Dartmouth, Mass: The site of Dark Angels America 2017

So I’d like to invite you to come. Or, if you think someone on your team at HubSpot, or MarketingSherpa, or Slack, or WebMD could benefit from an immersion experience that will likely excite them and boost their confidence in their writing…We’re aiming for 6–9 people. But no more than 10 I don’t think.

Many Dark Angels writers are freelancers. Many are in-house writers from places like —

Arts Council of Wales, Bang & Olufsen, Barclays, The BBC, BP, British Airways, Carlsberg Breweries, Clore Leadership Programme, Corporate Culture, Elmwood, The Environment Council, Granada Media, Innocent, Interbrand, Lever Faberge, Mazars, National Library of Wales, O2, Penguin Books, QI, Royal Society of Arts, Scottish Arts Council, Sotheby’s Europe, Swiss Reinsurance, Three.

The crew in Scotland…

Thanks for reading. If you’d like to know more, visit the website.
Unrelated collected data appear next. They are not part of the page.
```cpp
struct NormGather {
  unsigned long long* slots;
  unsigned long long* pair;
  const int* serial;
  int* fault;
  int nseg, seg;
  float* sums;
  signed char* qp = nullptr;
};
__device__ __forceinline__ unsigned long long ld_granule(const unsigned long long* p) {
  return __hip_atomic_load(p, __ATOMIC_RELAXED, __HIP_MEMORY_SCOPE_AGENT);
}
template <int FMT, int SPLIT, bool TP = false, bool DEFER = false, bool ORD = false>
__device__ __forceinline__ void nq_epilogue(float (&acc)[2 / SPLIT], float res, float wn, f32x4 wn4, unsigned epoch, float* hv,
                                            float* __restrict__ x, signed char* __restrict__ q, void* __restrict__ d,
                                            void* __restrict__ isum, const NormGather& ng, float eps, int blk, int part, int nchunks,
                                            int row, int lane, int wave, int wg_index, int nwg_all,
                                            const typename TpArg<TP>::type& tp = typename TpArg<TP>::type{}) {
  constexpr bool Q81 = FMT == CRABML_HIP_Q4_1;
  constexpr bool KQ = FMT == CRABML_HIP_Q4_K;
  constexpr int RW = 2 / SPLIT;
  constexpr int ROWS = 32 / SPLIT;
  constexpr bool ROWG = SPLIT > 1 || KQ;
  static_assert(!ORD || (KQ && !TP && !DEFER), "the ordered epilogue: Q4_K layers on one device");
  if constexpr (!ORD) {
#pragma unroll
    for (int r = 0; r < RW; r++) {
      const float s = wave_sum_f32(acc[r]);
      if (lane == 0) hv[part * ROWS + wave * RW + r] = s;
    }
  }
  __syncthreads();
  if (wave != 0) return;
  if (lane < ROWS) {
    float mo = hv[part * ROWS + lane];
    if constexpr (TP) mo = tp_allreduce_elem(tp, mo, row + lane, epoch + tp.salt, ng.seg & 1);
    const float xv = mo + res;
    x[row + lane] = xv;
    hv[part * ROWS + lane] = xv;
    if (ROWG && q != nullptr)
      __hip_atomic_store(ng.pair + row + lane, ((unsigned long long)epoch << 32) | (unsigned long long)__builtin_bit_cast(unsigned, xv),
                         __ATOMIC_RELAXED, __HIP_MEMORY_SCOPE_AGENT);
  }
  __builtin_amdgcn_fence(__ATOMIC_RELEASE, "workgroup");
  __builtin_amdgcn_wave_barrier();
  auto poll = [&](const unsigned long long* p) -> float {
    unsigned long long g = ld_granule(p);
    int tries = 0;
// ... 116 lines not shown
    for (int i = 0; i < 4; i++) v4[i] = (unsigned)(g[i] >> 32) == epoch ? __builtin_bit_cast(float, (unsigned)g[i]) : poll(p + i);
  } else if (SPLIT > 1) {
    if (lane < 32) v = own ? hv[l32] : poll(ng.pair + blk * 32 + l32);
  } else {
    v = hv[l32];
  }
  float sum = 0.0f;
  const int nwg = nwg_all;
  for (int base = 0; base < nchunks; base += 64) {
    const int c = base + lane;
    float cv;
    if constexpr (ORD) {
      cv = c < nchunks ? poll(ng.slots + (SPLIT > 1 ? 2 * c + 1 : c)) : 0.0f;
#pragma unroll
      for (int i = 0; i < 64; i++) sum += rl_f(cv, i);
      continue;
    }
    if (SPLIT > 1) {
      const float h0 = c < nchunks ? poll(ng.slots + 2 * c) : 0.0f;
      const float h1 = c < nchunks ? poll(ng.slots + 2 * c + 1) : 0.0f;
      cv = h0 + h1;
    } else {
      cv = c < nchunks ? poll(ng.slots + c) : 0.0f;
    }
    sum += wave_sum_f32(cv);
  }
  (void)nwg;
  const float rms = sqrtf(sum / (float)(nchunks * 32) + eps);
  if constexpr (!KQ) {
    const float xn = (v / rms) * wn;
    const QLane o = quant_lane32<Q81>(xn, true);
    if (lane < 32 && own) {
      q[blk * 32 + lane] = o.q;
      if (lane == 0) {
        ((unsigned short*)d)[blk] = o.d;
        store_qaux<Q81>(isum, blk, o.aux);
      }
    }
  } else {
    f32x4 xn;
#pragma unroll
    for (int i = 0; i < 4; i++) xn[i] = (v4[i] / rms) * wn4[i];
    const Q8KLane o = q8k_wave_quant(xn, lane);
    const int l0 = (blk & 7) * 8 + part * (ROWS / 4);
    if (lane >= l0 && lane < l0 + ROWS / 4) {
      ((unsigned*)q)[sb * 64 + lane] = o.packed;
      q8k_store_class_major(ng.qp + sb * 256, lane, o.packed);
      if ((lane & 3) == 0) ((short*)isum)[sb * 16 + (lane >> 2)] = (short)o.quad_sum;
    }
    if (lane == 0 && (blk & 7) == 0 && part == 0) ((float*)d)[sb] = o.d;
  }
}

template <int FMT, int SPLIT, int QIN = 0, bool TP = false, bool DEFER = false, bool ORD = false>
__global__ __launch_bounds__(1024) void k_gemv_res_nq(Planes w, typename ActOf<FMT>::type act, const float* __restrict__ xin,
                                                      float* __restrict__ x,
                                                      const float* __restrict__ wnext, float eps,
                                                      signed char* __restrict__ q, void* __restrict__ d,
                                                      void* __restrict__ isum, NormGather ng, int nb, Planes6 w6,
                                                      typename TpArg<TP>::type tp) {
  constexpr bool KQ = KBody<FMT>::IS;
  constexpr int EF = KQ ? CRABML_HIP_Q4_K : FMT;
  constexpr bool W6 = kbody_takes_q6k<FMT>;
  static_assert(!KBody<FMT>::EPI_ONLY || (!TP && !DEFER && !ORD), "a K-quant body of the norm-epilogue form only: the fast step on one device");
  constexpr int RW = 2 / SPLIT;
  constexpr int ROWS = 32 / SPLIT;
  __shared__ __attribute__((aligned(16))) float hv[32];
  const int lane = threadIdx.x & 63, wave = wave_in_wg();
  const int blk = blockIdx.x / SPLIT, part = blockIdx.x % SPLIT;
  const int nchunks = gridDim.x / SPLIT;
  const int row = blk * 32 + part * ROWS + wave * RW;
  float res = 0.f;
  float wn = 0.f;
  f32x4 wn4 = {0.f, 0.f, 0.f, 0.f};
  unsigned epoch = 0;
  if (wave == 0) {
    if (lane < ROWS) res = x[row + lane];
    if constexpr (KQ)
      wn4 = ((const f32x4*)wnext)[(blk >> 3) * 64 + lane];
    else
      wn = wnext[blk * 32 + (lane & 31)];
  }
  if (wave == 0) epoch = (unsigned)(*ng.serial) * (unsigned)ng.nseg + (unsigned)ng.seg + 1u;
  float acc[RW];
  if constexpr (KQ && QIN) {
    extern __shared__ i32x4 lds_act[];
    float* sd = (float*)(lds_act + nb * 16);
    short* sbs = (short*)(sd + nb);
    if (W6 && w6.base != nullptr) {
      if constexpr (QIN == 2)
        stage_copy_q8k(act, nb, lds_act, sd, sbs, false);
      else
        stage_quant_q8k(xin, nb, (unsigned*)lds_act, sd, sbs, false);
      const ActQ8_K la6{lds_act, sd, sbs, lds_act};
      if constexpr (ORD) {
        const int stride = q4k_rec_stride(nb);
        float* T = (float*)((char*)lds_act + (((size_t)nb * 292 + 15) & ~(size_t)15));
        rows_terms_q6k<RW>(w6.base, w6.off_qh, la6, row, nchunks * 32, nb, lane, T + (size_t)(wave * RW) * stride, stride);
        __syncthreads();
        if (wave == 0 && lane < ROWS) hv[part * ROWS + lane] = q4k_ordered_sum(T + (size_t)lane * stride, nb);
        nq_epilogue<EF, SPLIT, TP, false, true>(acc, res, wn, wn4, epoch, hv, x, q, d, isum, ng, eps, blk, part, nchunks, row, lane, wave,
                                                (int)blockIdx.x, (int)gridDim.x, tp);
        return;
      }
      rows_partial_q6k<RW>(w6.base, w6.off_qh, la6, row, nchunks * 32, nb, lane, acc);
      nq_epilogue<EF, SPLIT, TP>(acc, res, wn, wn4, epoch, hv, x, q, d, isum, ng, eps, blk, part, nchunks, row, lane, wave,
                                 (int)blockIdx.x, (int)gridDim.x, tp);
// ... 63 lines not shown
  } else if constexpr (QIN == 1) {
    static_assert(KQ || QIN != 1 || FMT == CRABML_HIP_Q4_0 || FMT == CRABML_HIP_Q8_0, "Q8_0 rhs");
    using F = BlockFmt<FMT>;
    extern __shared__ i32x4 lds_act[];
    signed char* sq = (signed char*)lds_act;
    unsigned short* sd = (unsigned short*)(sq + (size_t)nb * 32);
    int* ss = (int*)(sd + ((nb + 1) & ~1));
#pragma unroll
    for (int r = 0; r < RW; r++) acc[r] = 0.f;
    const int nu = nb * F::UNITS;
    typename F::Blk ka0[RW], kb0[RW];
    const int ua = lane < nu ? lane : nu - 1, ub = lane + 64 < nu ? lane + 64 : nu - 1;
    const int nw16 = (int)(blockDim.x >> 6);
    StageQ8Regs hq = stage_quant_q8_0_request(xin, nb, wave * 2);
#pragma unroll
    for (int r = 0; r < RW; r++) {
      ka0[r] = F::load(w.q, w.d, (size_t)(row + r), nb, ua);
      kb0[r] = F::load(w.q, w.d, (size_t)(row + r), nb, ub);
    }
    for (int b0 = wave * 2; b0 < nb; b0 += 8 * nw16) {
      if (b0 != wave * 2) hq = stage_quant_q8_0_request(xin, nb, b0);
      stage_quant_q8_0_store(hq, nb, b0, sq, sd, ss);
    }
    __syncthreads();
    const ActQ8_0 la{(const i32x4*)sq, sd, ss};
    if (lane < nu) {
      const XUnit xa = F::loadx(la, ua);
#pragma unroll
      for (int r = 0; r < RW; r++) acc[r] += F::term(ka0[r], xa);
    }
    if (lane + 64 < nu) {
      const XUnit xb = F::loadx(la, ub);
#pragma unroll
      for (int r = 0; r < RW; r++) acc[r] += F::term(kb0[r], xb);
    }
    for (int u = lane + 128; u < nu; u += 128) {
      const int u2 = u + 64;
      const bool two = u2 < nu;
      const int uu = two ? u2 : u;
      typename F::Blk ka[RW], kb[RW];
#pragma unroll
      for (int r = 0; r < RW; r++) {
        ka[r] = F::load(w.q, w.d, (size_t)(row + r), nb, u);
        kb[r] = F::load(w.q, w.d, (size_t)(row + r), nb, uu);
      }
      const XUnit xa = F::loadx(la, u), xb = F::loadx(la, uu);
#pragma unroll
      for (int r = 0; r < RW; r++) acc[r] += F::term(ka[r], xa);
      if (two) {
#pragma unroll
        for (int r = 0; r < RW; r++) acc[r] += F::term(kb[r], xb);
      }
    }
  } else {
    using F = BlockFmt<FMT>;
#pragma unroll
    for (int r = 0; r < RW; r++) acc[r] = 0.f;
    const int nu = nb * F::UNITS;
    for (int u = lane; u < nu; u += 128) {
      const int u2 = u + 64;
      const bool two = u2 < nu;
      const int uu = two ? u2 : u;
      typename F::Blk ka[RW], kb[RW];
#pragma unroll
      for (int r = 0; r < RW; r++) {
        ka[r] = F::load(w.q, w.d, (size_t)(row + r), nb, u);
        kb[r] = F::load(w.q, w.d, (size_t)(row + r), nb, uu);
      }
      const XUnit xa = F::loadx(act, u), xb = F::loadx(act, uu);
#pragma unroll
      for (int r = 0; r < RW; r++) acc[r] += F::term(ka[r], xa);
      if (two) {
#pragma unroll
        for (int r = 0; r < RW; r++) acc[r] += F::term(kb[r], xb);
      }
    }
  }
  nq_epilogue<EF, SPLIT, TP, DEFER>(acc, res, wn, wn4, epoch, hv, x, q, d, isum, ng, eps, blk, part, nchunks, row, lane, wave,
                                    (int)blockIdx.x, (int)gridDim.x, tp);
}

__host__ __device__ inline size_t nq_ord_lds_bytes(int nb, int split) { return (size_t)(32 / split) * (((nb + 3) & ~3) + 4) * sizeof(float); }
template <int FMT, int SPLIT, bool PIPE>
__global__ __launch_bounds__(1024) void k_gemv_res_nq_ord(Planes w, typename ActOf<FMT>::type act, float* __restrict__ x,
                                                          const float* __restrict__ wnext, float eps, signed char* __restrict__ q,
                                                          void* __restrict__ d, void* __restrict__ isum, NormGather ng, int nb) {
  constexpr bool Q81 = FMT == CRABML_HIP_Q4_1;
  constexpr int RW = 2 / SPLIT, ROWS = 32 / SPLIT;
  extern __shared__ __attribute__((aligned(16))) float ord_terms[];
  __shared__ __attribute__((aligned(16))) float hv[32];
  const int lane = threadIdx.x & 63, wave = wave_in_wg();
  const int blk = blockIdx.x / SPLIT, part = blockIdx.x % SPLIT;
  const int nchunks = gridDim.x / SPLIT;
  const int row_wg = blk * 32 + part * ROWS;
  float res = 0.f, wn = 0.f;
  unsigned epoch = 0;
  if (wave == 0) {
    if (lane < ROWS) res = x[row_wg + lane];
    wn = wnext[blk * 32 + (lane & 31)];
    epoch = (unsigned)(*ng.serial) * (unsigned)ng.nseg + (unsigned)ng.seg + 1u;
  }
  const int nt = ((nb + 3) & ~3) + 4;
  __shared__ int prog[16];
  if (PIPE) {
    if (lane == 0) prog[wave] = 0;
    __syncthreads();
// ... 561 lines not shown
```

crabml_amd/csrc/gemv_core.hpp:

```cpp
#pragma once
#include <type_traits>

#include "devutil.hpp"

namespace crabml_hip {

__device__ __forceinline__ int dot_q4_0(i32x4 q, i32x4 xlo, i32x4 xhi, int xsum) {
  int s = 0;
#pragma unroll
  for (int i = 0; i < 4; i++) {
    int w = q[i];
    s = __builtin_amdgcn_sdot4(w & 0x0F0F0F0F, xlo[i], s, false);
    s = __builtin_amdgcn_sdot4((w >> 4) & 0x0F0F0F0F, xhi[i], s, false);
  }
  return s - 8 * xsum;
}
__device__ __forceinline__ int dot_u4(i32x4 q, i32x4 xlo, i32x4 xhi) {
  int s = 0;
#pragma unroll
  for (int i = 0; i < 4; i++) {
    int w = q[i];
    s = __builtin_amdgcn_sdot4(w & 0x0F0F0F0F, xlo[i], s, false);
    s = __builtin_amdgcn_sdot4((w >> 4) & 0x0F0F0F0F, xhi[i], s, false);
  }
// ... 130 lines not shown
  static __device__ __forceinline__ XUnit loadx(const ActQ8_1& act, int u) {
    return XUnit{act.q[2 * u], act.q[2 * u + 1], 0.0f, (int)((unsigned)act.d[u] | ((unsigned)act.s[u] << 16))};
  }
  static __device__ __forceinline__ float term(const Blk& b, const XUnit& x) {
    const int si = dot_u4(b.q, x.x0, x.x1);
    const unsigned short dwh = (unsigned short)(b.dm & 0xffffu), mwh = (unsigned short)(b.dm >> 16);
    const unsigned short dxh = (unsigned short)((unsigned)x.xs & 0xffffu), sxh = (unsigned short)((unsigned)x.xs >> 16);
    return h2f(h_mul(dwh, dxh)) * (float)si + h2f(h_mul(mwh, sxh));
  }
};

template <int FMT, int R, class ACT>
__device__ __forceinline__ void rows_partial(const i32x4* __restrict__ wq, const unsigned short* __restrict__ wd,
                                             const ACT& act, int row0, int m, int nb, int lane, float acc[R], int rs = 1) {
  using F = BlockFmt<FMT>;
#pragma unroll
  for (int r = 0; r < R; r++) acc[r] = 0.f;
  const int nu = nb * F::UNITS;
  for (int u = lane; u < nu; u += 64) {
    typename F::Blk blk[R];
#pragma unroll
    for (int r = 0; r < R; r++) {
      int row = row0 + r * rs < m ? row0 + r * rs : m - 1;
      blk[r] = F::load(wq, wd, (size_t)row, nb, u);
    }
    const XUnit x = F::loadx(act, u);
#pragma unroll
    for (int r = 0; r < R; r++) acc[r] += F::term(blk[r], x);
  }
}

template <int FMT, int R, class ACT>
__device__ __forceinline__ void rows_partial_2step(const i32x4* __restrict__ wq, const unsigned short* __restrict__ wd, const ACT& act,
                                                   int row0, int m, int nb, int lane, float acc[R], int rs = 1) {
  using F = BlockFmt<FMT>;
#pragma unroll
  for (int r = 0; r < R; r++) acc[r] = 0.f;
  const int nu = nb * F::UNITS;
  for (int u = lane; u < nu; u += 128) {
    typename F::Blk b0[R], b1[R];
#pragma unroll
    for (int r = 0; r < R; r++) {
      const int row = row0 + r * rs < m ? row0 + r * rs : m - 1;
      b0[r] = F::load(wq, wd, (size_t)row, nb, u);
      b1[r] = F::load(wq, wd, (size_t)row, nb, u + 64);
    }
    const XUnit x0 = F::loadx(act, u), x1 = F::loadx(act, u + 64);
#pragma unroll
    for (int r = 0; r < R; r++) {
      acc[r] += F::term(b0[r], x0);
      acc[r] += F::term(b1[r], x1);
    }
  }
}

template <int FMT, int R, class ACT>
__device__ __forceinline__ float rows_partial_rms(const i32x4* __restrict__ wq, const unsigned short* __restrict__ wd, const ACT& act,
                                                  int row0, int m, int nb, int lane, float acc[R], const RmsTail& rt, RmsReq rq,
                                                  int rs = 1) {
  using F = BlockFmt<FMT>;
#pragma unroll
  for (int r = 0; r < R; r++) acc[r] = 0.f;
  const int nu = nb * F::UNITS;
  float inv_rms = 1.0f;
  for (int u0 = 0; u0 < nu; u0 += 64) {
    const int u = u0 + lane;
    const bool live = u < nu;
    const int uu = live ? u : nu - 1;
    typename F::Blk blk[R];
#pragma unroll
    for (int r = 0; r < R; r++) {
      int row = row0 + r * rs < m ? row0 + r * rs : m - 1;
      blk[r] = F::load(wq, wd, (size_t)row, nb, uu);
    }
    const XUnit x = F::loadx(act, uu);
    if (u0 == 0) {
      __builtin_amdgcn_sched_barrier(0);
      asm volatile("" : "+v"(rq.v0), "+v"(rq.v1));
      inv_rms = rms_finish(rt, rq, lane);
    }
#pragma unroll
    for (int r = 0; r < R; r++) {
      const float t = F::term(blk[r], x);
      acc[r] += live ? t : 0.0f;
    }
  }
  return inv_rms;
}

template <int FMT, int R, class ACT>
__device__ __forceinline__ float rows_partial_rms_128(const i32x4* __restrict__ wq, const unsigned short* __restrict__ wd, const ACT& act,
                                                      int row0, int m, int nb, int lane, float acc[R], const RmsTail& rt, RmsReq rq,
                                                      int rs = 1) {
  using F = BlockFmt<FMT>;
  typename F::Blk b0[R], b1[R];
#pragma unroll
  for (int r = 0; r < R; r++) {
    const int row = row0 + r * rs < m ? row0 + r * rs : m - 1;
    b0[r] = F::load(wq, wd, (size_t)row, nb, lane);
    b1[r] = F::load(wq, wd, (size_t)row, nb, lane + 64);
  }
  const XUnit x0 = F::loadx(act, lane), x1 = F::loadx(act, lane + 64);
  __builtin_amdgcn_sched_barrier(0);
  asm volatile("" : "+v"(rq.v0), "+v"(rq.v1));
  const float inv_rms = rms_finish(rt, rq, lane);
#pragma unroll
// ... 1026 lines not shown
```

include/crabml_hip_debug.h:

```cpp
#ifndef CRABML_HIP_DEBUG_H
#define CRABML_HIP_DEBUG_H

#include "crabml_hip.h"

#ifdef __cplusplus
extern "C" {
#endif

#define CRABML_HIP_FLAG_LAZY_NO_FUSION 4
#define CRABML_HIP_FLAG_DRY 0x40000000
int crabml_hip_debug_lazy_stats(crabml_hip_device_t* dev, uint64_t* out, size_t cap);

int crabml_hip_debug_device_numa_node(crabml_hip_device_t* dev, int32_t* node);

int crabml_hip_debug_quantize(crabml_hip_device_t* dev, const crabml_hip_buf_t* x, size_t n, uint32_t qtype,
                              void* dst, size_t dst_bytes);
int crabml_hip_debug_block_dots(crabml_hip_device_t* dev, const crabml_hip_buf_t* w, size_t m, size_t k, size_t row,
                                const crabml_hip_buf_t* x, int32_t* dst);
int crabml_hip_debug_superblock_ints(crabml_hip_device_t* dev, const crabml_hip_buf_t* w, size_t m, size_t k, size_t row,
                                     const crabml_hip_buf_t* x, int32_t variant, int32_t* dst, float* value);
int crabml_hip_debug_gemm_ints(crabml_hip_device_t* dev, const crabml_hip_buf_t* w, size_t m, size_t k,
                               const crabml_hip_buf_t* x, size_t b, int32_t* dst, float* out);
int crabml_hip_debug_gemm_f16w(crabml_hip_device_t* dev, const crabml_hip_buf_t* const* w, const size_t* m, size_t nw, size_t k,
                               const crabml_hip_buf_t* x, size_t b, int32_t rows_path, uint16_t junk, const int32_t* force,
                               float* const* out, uint16_t* xh, int32_t* used, void* hq, uint16_t* hxh);
int crabml_hip_debug_read_ceiling(crabml_hip_device_t* dev, size_t bytes, int32_t reps, double* gbytes_per_s);
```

https://lucidcontent.com/2017/05/31/dear-writer-copywriter-branding-person-corporate-communications-professional-poet-storyteller-word-lover/

Filed Under: Branding, Freelance Copywriter, Inspiration, Online Copywriter, Website Copywriting, Website Copywriting, Portland, OR, Writing Tips

Creative branding for a startup company

March 14, 2017 by Richard Leave a Comment

Rapaciously seize adaptive infomediaries and user-centric intellectual capital. Collaboratively unleash market-driven “outside the box” thinking for long-term high-impact solutions. Enthusiastically engage fully tested process improvements before top-line platforms. Efficiently myocardinate market-driven innovation via open-source alignments. Dramatically engage high-payoff infomediaries rather than client-centric imperatives. Efficiently initiate world-class applications after client-centric infomediaries.

Phosfluorescently expedite impactful supply chains via focused results. Holistically generate open-source applications through bleeding-edge sources. Compellingly supply just in time catalysts for change through top-line potentialities.

Uniquely deploy cross-unit benefits with wireless testing procedures. Collaboratively build backward-compatible relationships whereas tactical paradigms. Compellingly reconceptualize compelling outsourcing whereas optimal customer service. Quickly incentivize impactful action items before tactical collaboration and idea-sharing. Monotonically engage market-driven intellectual capital through wireless opportunities. Progressively network performance based services for functionalized testing procedures.